___ Extracted information

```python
def load_library(path: str = LIB_PATH, optional=()) -> ctypes.CDLL:
    if not os.path.exists(path):
        raise HipLibraryMissing(
            f"{path} not found: build it with `python -c 'import __graft_entry__ as g; g.build()'` "
            "(hipcc --offload-arch=gfx950).  There is no CPU fallback.")
    lib = ctypes.CDLL(path)
    for name, (res, args) in SIGNATURES.items():
# ... 767 lines not shown
                       bias=_ptr(bias), prelu=_ptr(prelu), in_prelu=_ptr(in_prelu), residual=None, res_ld=0)
        p.precision, p.weight_hi, p.weight_lo = self._prec(w)
        p.tile_wn = self.gemm_tile_wn
        self._gemm_sink(p, sink, n * oh * ow, cout, sink_c0, 0, 1, "deconv")
        use_planes = planes is not None and p.precision == 1
        if x is None and not use_planes:
            raise ValueError("deconv: plane input needs the f16x3 engine")
        if use_planes:
            if planes.rows < n * h * wd or planes.c != cin:
                raise ValueError("deconv: planes do not match the input rows")
            p.in_, p.in_ld, p.in_prelu = None, planes.ld_rows, None
            p.in_hi, p.in_lo = planes.t[0].data_ptr(), planes.t[1].data_ptr()
        meta = {"flops": 2.0 * n * h * wd * 4 * cout * cin, "bytes": 4.0 * (n * h * wd * cin + n * oh * ow * cout + 4 * cout * cin),
                "shape": f"M{n * h * wd} N{4 * cout} K{cin}"}
        ws = self._gemm_splitk(p, n * h * wd, 4 * ((cout + 3) // 4 * 4), (cin + 31) // 32) if use_planes else None
        p._srcs = (x, out, bias, prelu, in_prelu, ws)
        self._plane_prec(p)
        self._run("deconv2x2_split" if use_planes else "deconv2x2_f16x3" if p.precision else "deconv2x2", meta, self.lib.atmvfi_deconv2x2,
                  ctypes.byref(p), self._stream())

    split_planes_ok = True
    pyramid_packs = True
    motion_head_sink = True

    def split_planes(self, x, out: Planes, prelu=None, c0: Optional[int] = None):
        ld, m, c, gs, _ = rows_view(x, "split_planes.in")
        if gs != 0 or m != out.rows or (c0 is None and c != out.c) or (c0 is not None and (c0 % 8 or c0 + c > out.chunks * 32)):
            raise ValueError("split_planes: expected a plain [rows,C] view matching the planes")
        if prelu is not None and prelu.numel() < c:
            raise ValueError("split_planes: prelu needs one slope per channel")
        meta = {"bytes": 4.0 * m * c + 4.0 * m * ((c + 31) // 32 * 32 if c0 is None else (c + 7) // 8 * 8)}
        if c0 is None:
            self._run("split_planes", meta, self.lib.atmvfi_split_planes, _ptr(x), ld, m, c, _ptr(prelu), _ptr(out.t[0]),
                      _ptr(out.t[1]), out.ld_rows, self._stream())
        else:
            self._run("split_planes", meta, self.lib.atmvfi_split_planes_at, _ptr(x), ld, m, c, _ptr(prelu), _ptr(out.t[0]),
                      _ptr(out.t[1]), out.ld_rows, c0, 8, self._stream())

    def linear(self, x, w: PackedWeight, out, bias=None, residual=None, out_row_map=None, sink: Optional[Planes] = None,
               sink_c0: int = 0, sink_gc: int = 0):
        planes = x if isinstance(x, Planes) else None
        if planes is not None:
            if self.precision != "f16x3" or w.hi is None:
                raise ValueError("linear: split-plane input needs the f16x3 engine and split weights")
            ld, m, cin, gs, rpg = planes.ld_rows, planes.rows, planes.c, 0, 0
        else:
            ld, m, cin, gs, rpg = rows_view(x, "linear.in")
        old, mo, cout, ogs, orpg = rows_view(out, "linear.out")
        if cin != w.cin or cout != w.cout or w.kh != 1 or w.mode == GEMM_DECONV:
            raise ValueError(f"linear: shape mismatch in {tuple(x.shape)} w ({w.cout},{w.cin}) out {tuple(out.shape)}")
        if out_row_map is None and mo != m:
            raise ValueError("linear: row count mismatch")
        if out_row_map is not None and (out_row_map.numel() != m or out_row_map.dtype != torch.int32 or not out_row_map.is_cuda):
            raise ValueError("linear: out_row_map must be a CUDA int32 tensor with one entry per GEMM row")
        res_ld = 0
        if residual is not None:
            res_ld, rm, rc, rgs, _ = rows_view(residual, "linear.residual")
            if rm != m or rc != cout or rgs != 0:
                raise ValueError("linear: residual must be a plain [M,Cout] view")
        p = GemmParams(mode=GEMM_LINEAR, in_=None if planes is not None else x.data_ptr(), in_ld=ld, N=1, H=1, W=1, Cin=cin, in_gstride=gs, in_rpg=rpg,
                       weight=w.packed.data_ptr(), Cout=cout, kh=1, kw=1, stride=1, pad=0, dil=1, Ho=1, Wo=1, M=m,
                       out=out.data_ptr(), out_ld=old, out_gstride=ogs, out_rpg=orpg, out_row_map=_ptr(out_row_map),
                       bias=_ptr(bias), prelu=None, in_prelu=None, residual=_ptr(residual), res_ld=res_ld)
        p.precision, p.weight_hi, p.weight_lo = self._prec(w)
        p.tile_wn = self.gemm_tile_wn
        if planes is not None:
            p.in_hi, p.in_lo = planes.t[0].data_ptr(), planes.t[1].data_ptr()
        if sink is not None:
            self._gemm_sink(p, sink, orpg if orpg else mo, cout, sink_c0, sink_gc, (mo // orpg) if orpg else 1, "linear")
        meta = {"flops": 2.0 * m * cout * cin, "bytes": 4.0 * (m * cin + m * cout + cout * cin), "shape": f"M{m} N{cout} K{cin}"}
        ws = self._gemm_splitk(p, m, cout, (cin + 31) // 32) if planes is not None else None
        p._srcs = (None if planes is not None else x, out, bias, residual, out_row_map, ws)
        self._plane_prec(p)
        self._run("linear_split" if planes is not None else "linear_f16x3" if p.precision else "linear", meta, self.lib.atmvfi_linear, ctypes.byref(p), self._stream())

    @staticmethod
    def _sink(planes: Optional[Planes], rows: int, c: int, what: str):
        if planes is None:
            return None, None, 0
        if planes.rows != rows or planes.c != c:
            raise ValueError(f"{what}: planes hold {planes.rows} x {planes.c}, kernel writes {rows} x {c}")
        return _ptr(planes.t[0]), _ptr(planes.t[1]), planes.ld_rows

    def layernorm(self, x, out, gamma, beta, src_row_map=None, planes: Optional[Planes] = None):
        ld, m, c, gs, rpg = rows_view(x, "layernorm.in")
        if out is None:
            if planes is None:
                raise ValueError("layernorm: no output")
            old, mo, co, ogs = 0, planes.rows, planes.c, 0
        else:
            old, mo, co, ogs, _ = rows_view(out, "layernorm.out")
        if co != c or ogs != 0:
            raise ValueError("layernorm: output must be a plain [rows,C] view")
        if src_row_map is None and mo != m:
            raise ValueError("layernorm: row count mismatch")
        if src_row_map is not None and src_row_map.numel() != mo:
            raise ValueError("layernorm: src_row_map needs one entry per output row")
        hi, lo, pld = self._sink(planes, mo, c, "layernorm")
        meta = {"bytes": 4.0 * mo * c * (1 + (out is not None) + (planes is not None))}
        self._run("layernorm", meta, self.lib.atmvfi_layernorm, _ptr(x), ld, gs, rpg, _ptr(src_row_map), _ptr(out), old,
                  _ptr(gamma), _ptr(beta), mo, c, hi, lo, pld, self._stream())

    def dwconv_gelu(self, x, out, w9, bias, planes: Optional[Planes] = None):
        ld, n, h, w, c = nhwc_view(x, "dwconv.in")
        old = 0
        if out is not None:
            old, on, oh, ow, oc = nhwc_view(out, "dwconv.out")
            if (on, oh, ow, oc) != (n, h, w, c):
                raise ValueError("dwconv: shape mismatch")
        elif planes is None:
            raise ValueError("dwconv: no output")
        hi, lo, pld = self._sink(planes, n * h * w, c, "dwconv")
        meta = {"bytes": 4.0 * n * h * w * c * (1 + (out is not None) + (planes is not None))}
        self._run("dwconv3x3_gelu", meta, self.lib.atmvfi_dwconv3x3_gelu, _ptr(x), ld, _ptr(out), old, _ptr(w9), _ptr(bias),
                  n, h, w, c, hi, lo, pld, self._stream())

    def window_attention(self, qkv, out, motion, labels, bw, nw, ws, heads, hd, kv_shift, planes: Optional[Planes] = None):
        _chk(qkv, "attn.qkv")
        n = ws * ws
        c = heads * hd
        if out is None and planes is None:
            raise ValueError("window_attention: no output")
        if out is not None:
            _chk(out, "attn.out")
        if tuple(qkv.shape) != (bw * n, 3 * c) or not qkv.is_contiguous() or (
                out is not None and (tuple(out.shape) != (bw * n, c) or not out.is_contiguous())):
            raise ValueError(f"window_attention: qkv {tuple(qkv.shape)} / out do not match Bw {bw} N {n} C {c}")
        if motion is not None and (tuple(motion.shape) != (bw * n, heads, 2) or not motion.is_contiguous()):
            raise ValueError("window_attention: motion must be contiguous [Bw*N, heads, 2]")
        if labels is not None and (tuple(labels.shape) != (nw, n) or labels.dtype != torch.int32 or not labels.is_cuda):
            raise ValueError("window_attention: labels must be CUDA int32 [nW, N]")
        meta = {"flops": 4.0 * bw * heads * n * n * hd, "bytes": 4.0 * bw * n * 4 * c}
        hi, lo, pld = self._sink(planes, bw * n, c, "window_attention")
        fn = self.lib.atmvfi_window_attention_f16x3 if self.precision == "f16x3" and self.attention_f16x3 else self.lib.atmvfi_window_attention
        self._run("window_attention", meta, fn, _ptr(qkv), _ptr(out), _ptr(motion), _ptr(labels),
                  bw, nw, ws, heads, hd, kv_shift, hi, lo, pld, self._stream())

    def motion_head(self, motion, row_map, w0, b0, w1, b1, out, planes: Optional[Planes] = None, planes_c0: int = 0, planes_gc: int = 0):
        old, mo, co, ogs, orpg = rows_view(out, "motion_head.out")
        rows = motion.shape[0]
        if co != 2:
            raise ValueError("motion_head: output view must have 2 channels")
        if planes is not None:
            groups = (mo // orpg) if orpg else 1
            if planes.rows != (orpg if orpg else mo) or planes_c0 % 2 or planes_gc % 2 or planes_c0 + (groups - 1) * planes_gc + 2 > planes.chunks * 32:
                raise ValueError("motion_head: the plane sink must hold one row per row of a group and even channel offsets inside its chunks")
        self._run("motion_head", {"bytes": 4.0 * rows * 18}, self.lib.atmvfi_motion_head_planes, _ptr(motion), _ptr(row_map), _ptr(w0),
                  _ptr(b0), _ptr(w1), _ptr(b1), _ptr(out), old, ogs, orpg, rows, motion.shape[1],
                  _ptr(planes.t[0]) if planes is not None else None, _ptr(planes.t[1]) if planes is not None else None,
                  planes.ld_rows if planes is not None else 0, planes_c0, planes_gc, self._stream())

    def _tiled_warp_ok(self, w, *planes) -> bool:
        return self.warp_tiles and w % 4 == 0 and all(t.data_ptr() % 16 == 0 for t in planes)

    def flow_warp(self, src, flow, dst):
        _chk(src, "flow_warp.src"); _chk(dst, "flow_warp.dst")
        b, c, h, w = src.shape
        if not src.is_contiguous() or not dst.is_contiguous() or tuple(dst.shape) != (b, c, h, w):
            raise ValueError("flow_warp: src/dst must be contiguous NCHW of equal shape")
        bs, ps, cs = flow_view(flow, h, w, "flow_warp.flow")
        meta = {"bytes": 4.0 * b * h * w * (2 * c + 2)}
        fn = self.lib.atmvfi_flow_warp_tiled if self._tiled_warp_ok(w, src) else self.lib.atmvfi_flow_warp
        self._run("flow_warp", meta, fn, _ptr(src), _ptr(flow), bs, ps, cs, _ptr(dst), b, c, h, w, self._stream())

    PADDING_MODES = {"zeros": 0, "border": 1, "reflection": 2}

    def flow_warp_ex(self, src, flow, dst, mask=None, padding_mode="zeros"):
        _chk(src, "flow_warp_ex.src"); _chk(dst, "flow_warp_ex.dst"); _chk(flow, "flow_warp_ex.flow")
        b, c, h, w = src.shape
        if padding_mode not in self.PADDING_MODES:
            raise ValueError(f"flow_warp: padding_mode must be one of {sorted(self.PADDING_MODES)}, got {padding_mode!r}")
        if (not all(t.is_contiguous() for t in (src, flow, dst)) or tuple(dst.shape) != (b, c, h, w) or tuple(flow.shape) != (b, 2, h, w)):
            raise ValueError("flow_warp_ex: contiguous src/dst [B,C,H,W] and flow [B,2,H,W] expected")
        if mask is not None and (mask.device != src.device or not mask.is_contiguous() or tuple(mask.shape) != (b, h, w) or mask.element_size() != 1):
            raise ValueError("flow_warp_ex: mask must be a contiguous [B,H,W] bool / uint8 tensor on the source's device")
        meta = {"bytes": 4.0 * b * h * w * (2 * c + 2)}
        self._run("flow_warp_ex", meta, self.lib.atmvfi_flow_warp_ex, _ptr(src), _ptr(flow), _ptr(dst), 0 if mask is None else mask.data_ptr(),
                  b, c, h, w, self.PADDING_MODES[padding_mode], self._stream())

    def flow_warp_up2(self, src, flow, dst, flow_up):
        b, c, h, w = src.shape
        if (not all(t.is_contiguous() for t in (src, flow, dst, flow_up)) or tuple(dst.shape) != (b, c, h, w) or tuple(flow.shape) != (b, 2, h, w)
                or tuple(flow_up.shape) != (b, 2, 2 * h, 2 * w)):
            raise ValueError("flow_warp_up2: contiguous src/dst [B,C,H,W], flow [B,2,H,W], flow_up [B,2,2H,2W] expected")
        meta = {"bytes": 4.0 * b * h * w * (2 * c + 2 + 8)}
        fn = self.lib.atmvfi_flow_warp_up2_tiled if self._tiled_warp_ok(w, src) else self.lib.atmvfi_flow_warp_up2
        self._run("flow_warp_up2", meta, fn, _ptr(src), _ptr(flow), _ptr(dst), _ptr(flow_up), b, c, h, w, self._stream())

    def flow_warp_nhwc(self, src, flow, dst):
        ld, b, h, w, c = nhwc_view(src, "flow_warp_nhwc.src")
        old, ob, oh, ow, oc = nhwc_view(dst, "flow_warp_nhwc.dst")
        if (ob, oh, ow, oc) != (b, h, w, c):
            raise ValueError("flow_warp_nhwc: shape mismatch")
        bs, ps, cs = flow_view(flow, h, w, "flow_warp_nhwc.flow")
        meta = {"bytes": 4.0 * b * h * w * (2 * c + 2)}
        self._run("flow_warp_nhwc", meta, self.lib.atmvfi_flow_warp_nhwc, _ptr(src), ld, src.stride(0), _ptr(flow), bs, ps, cs,
                  _ptr(dst), old, dst.stride(0), b, c, h, w, self._stream())

    def warp_blend(self, im0, im1, motion, i0w, i1w, it, flow0=None, flow1=None, mask1=None, mask2=None,
                   orig0=None, orig1=None, pack15=None, pack_planes: Optional[Planes] = None, pack_c0: int = 0):
        _planar(im0, 3, "warp_blend.im0"); _planar(im1, 3, "warp_blend.im1")
        b, _, h, w = im0.shape
        mld, mb, mh, mw, mc = nhwc_view(motion, "warp_blend.motion")
        if (mb, mh, mw, mc) != (b, h, w, 5):
            raise ValueError(f"warp_blend: motion view {tuple(motion.shape)} != [{b},{h},{w},5]")
        for t in (i0w, i1w, it):
            _planar(t, 3, "warp_blend.out")
        pld = 0
        if pack15 is not None:
            pld, pb, ph, pw, pc = nhwc_view(pack15, "warp_blend.pack15")
            if (pb, ph, pw, pc) != (b, h, w, 15):
                raise ValueError("warp_blend: pack15 view must be [B,H,W,15]")
            _planar(orig0, 3, "warp_blend.orig0"); _planar(orig1, 3, "warp_blend.orig1")
        per_px = 6 + 5 + 9 + (6 if flow0 is not None else 0) + ((6 + 15) if pack15 is not None else 0) + ((6 + 16) if pack_planes is not None else 0)
        meta = {"bytes": 4.0 * b * h * w * per_px}
        if pack_planes is not None:
            if pack_planes.rows != b * h * w or pack_c0 % 4 or pack_c0 + 16 > pack_planes.chunks * 32:
                raise ValueError("warp_blend: the plane sink must hold B*H*W rows and 16 channels at the offset")
            _planar(orig0, 3, "warp_blend.orig0"); _planar(orig1, 3, "warp_blend.orig1")
# ... 715 lines not shown
```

______

Work instruction:
The answer must be a single number: how many lines in the data contain the string "flops"?

Written reply:
3